Obviously, I have a drainage issue. I'm not sure why I'm having drainage issue as I have a drain in my grass and it's sloped toward this drain and toward the other edge of the lawn. The ground was tilled and new soil was brought in before the sod was laid. I also sanded this year. Apart from a soil test which I know I need to do, do I treat the algae? Should I just not water it for a few days and see if it clears up on its own? It's pretty widespread throughout my grass. Any suggestions?


----------



## Bermuda_Newbie (Jun 15, 2018)

Well I think I solved the why problem of my algae. It turns out I've been watering at least 3" a week in some sections of my lawn which was fine (a little much)when it was 105 but now that is a little cooler, not so great.
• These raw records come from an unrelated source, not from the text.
@@ -120,12 +123,24 @@
                     ok[u] = j < (int)ptab[5 * p + 1];
                     raw[u] = ok[u] ? qbase[ptab[5 * p + 0] + j] : (unsigned char)0;
                 }
-                if (j < QS) {
-#pragma unroll
-                    for (int u = 0; u < UB; ++u) qsym[(p0 + u) * QS + j] = ok[u] ? map[raw[u]] : (unsigned char)0xFF;
+                int c[UB];
+#pragma unroll
+                for (int u = 0; u < UB; ++u) {
+                    c[u] = map[raw[u]];
+                    if (ok[u] && c[u] >= 4) wl |= 1u << (p0 + u);
+                }
+                if (j < G * R) {
+                    const int jg = j / R;
+                    unsigned char *dst = qsel + (jg * RSEL + (j - jg * R)) * 2;
+#pragma unroll
+                    for (int u = 0; u < UB; ++u) {
+                        const int p = p0 + u;
+                        dst[(p >> 1) * (G * RSEL * 2) + (p & 1)] = (unsigned char)((ok[u] && c[u] < 4) ? 4 * (p & 1) + c[u] : 0x0C);
+                    }
                 }
             }
         }
+        if (wl) atomicOr(wword, wl);
     }
 
     constexpr int QITEMS = PT ? 0 : (NP * QP2 + 63) / 64;
@@ -171,7 +186,6 @@
             reinterpret_cast<int *>(lds + NP * PROF_STRIDE)[idx] = V2 ? 0 : FLOOR2;
     }
     int sel[R];
-    int wild = 0;
     if (PT) {
         if (lane <= msize) {
             int v = 0;
@@ -182,14 +196,15 @@
     }
     __syncthreads();
     if (PT) {
-        const unsigned char *qa = qsym + (2 * slot) * QS + g * R, *qb = qa + QS;
-#pragma unroll
-        for (int k = 0; k < R; ++k) {
-            const int ca = qa[k], cb = qb[k];
-            wild |= ((ca >= 4 && ca != 0xFF) ? 1 : 0) | ((cb >= 4 && cb != 0xFF) ? 2 : 0);
-            sel[k] = (ca < 4 ? ca : 0x0C) | 0x0C00 | ((cb < 4 ? 4 + cb : 0x0C) << 16) | 0x0C000000;
-        }
-        asm volatile("" : "+v"(wild));
+        const uint2 *qs = reinterpret_cast<const uint2 *>(qsel + (slot * G + g) * (RSEL * 2));
+        const unsigned c0C = __builtin_amdgcn_readfirstlane(0x0C0C0C0Cu);
+#pragma unroll
+        for (int k4 = 0; k4 < RSEL / 4; ++k4) {
+            const uint2 w = qs[k4];
+#pragma unroll
+            for (int x = 0; x < 4 && 4 * k4 + x < R; ++x)
+                sel[4 * k4 + x] = (int)__builtin_amdgcn_perm(c0C, x < 2 ? w.x : w.y, (x & 1) ? 0x04030402u : 0x04010400u);
+        }
     }
     __syncthreads();
 
@@ -207,7 +222,7 @@
     const v2s vZero = PK(ZERO2);
 
     v2s HA[R], HB[R], E[R], Hsave[R];
-    const int skew0 = SK ? (((G - g) * ext) & 0xFFFF) * 0x00010001 : 0;
+    const int skew0 = SK ? ((G * ext) & 0xFFFF) * 0x00010001 : 0;
     const v2s vC = PK(I32(vOpen) - I32(vExt));
     const v2s vInitH = V2 ? PK(ZERO2 - I32(vOpen) + skew0) : vZero;
 #pragma unroll
@@ -218,7 +233,7 @@
     int Zv = ZERO2 + skew0 + I32(vExt);
     const int HNEUTRAL = V2 ? ZERO2 - I32(vOpen) : ZERO2;
     int Hout = SK ? Zv - I32(vExt) - I32(vOpen) : HNEUTRAL, Fout = SK ? Zv - I32(vExt) : ZERO2;
-    v2s diag0 = PK(SK ? I32(vInitH) : HNEUTRAL);
+    v2s diag0 = PK(SK ? I32(vInitH) - I32(vExt) : HNEUTRAL);
 
     auto load_scores = [&](int symA, int symB, int (&wa)[RS / WR], int (&wb)[RS / WR]) {
         if (PT) { wa[0] = tab_at(symA); wb[0] = tab_at(symB); return; }
@@ -237,8 +252,8 @@
         pl = PK(r);
     };
     auto step = [&](const v2s (&Hold)[R], v2s (&Hnew)[R], const int (&wa)[RS / WR], const int (&wb)[RS / WR], int t) {
-        const int Hin = group_shift_up<G, IL>(Hout, SK ? Zv - I32(vOpen) : HNEUTRAL, g);
-        const int Fin = group_shift_up<G, IL>(Fout, SK ? Zv : ZERO2, g);
+        const int Hin = group_shift_up<G, IL>(Hout, SK ? Zv - I32(vExt) - I32(vOpen) : HNEUTRAL, g);
+        const int Fin = group_shift_up<G, IL>(Fout, SK ? Zv - I32(vExt) : ZERO2, g);
         v2s F = PK(Fin);
         v2s colmax = SK ? PK(0) : vZero;
         v2s Hcur[R];
@@ -255,7 +270,7 @@
                             : U8 ? PK(__builtin_amdgcn_perm(wb[k / 4], wa[k / 4], 0x0C000C00u | (unsigned)(k & 3) | ((4u + (unsigned)(k & 3)) << 16)))
                                : PK(__builtin_amdgcn_perm(wb[k / 2], wa[k / 2], (k & 1) ? 0x07060302 : 0x05040100));
                 const v2s d = (k == 0) ? diag0 : Hold[k - 1];
-                Tpre[k] = PK(I32(d) + I32(s));
+                Tpre[k] = PK(I32(d) + I32(s) + ((SK && k == 0) ? I32(vExt) : 0));
                 if (!SK) Epre[k] = PK(I32(E[k]) - I32(vExt));
             }
             __builtin_amdgcn_sched_barrier(0);
@@ -268,7 +283,7 @@
             const v2s d = (k == 0) ? diag0 : Hold[k - 1];
             v2s H;
             if (SK) {
-                const v2s Fe = PK(I32(F) - I32(vExt));
+                const v2s Fe = k == 0 ? F : PK(I32(F) - I32(vExt));
                 H = pk_max3(Tpre[k], E[k], Fe);
                 const v2s X = PK(I32(H) - I32(vC));
                 if (TR) {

The question still stands, do I treat it or will it go away on its own? Maybe I'll just have to see what happens and post an update.


----------



## rhollow1 (Jun 28, 2018)

I would like to know this to.


----------



## erdons (Apr 3, 2018)

I had some in my front yard tifsport plug Area but i simply never touched it and the grass grew over it anyway. If you must try giving it a hard raking that will probably break up a lot of it.


----------



## tcorbitt20 (Aug 31, 2018)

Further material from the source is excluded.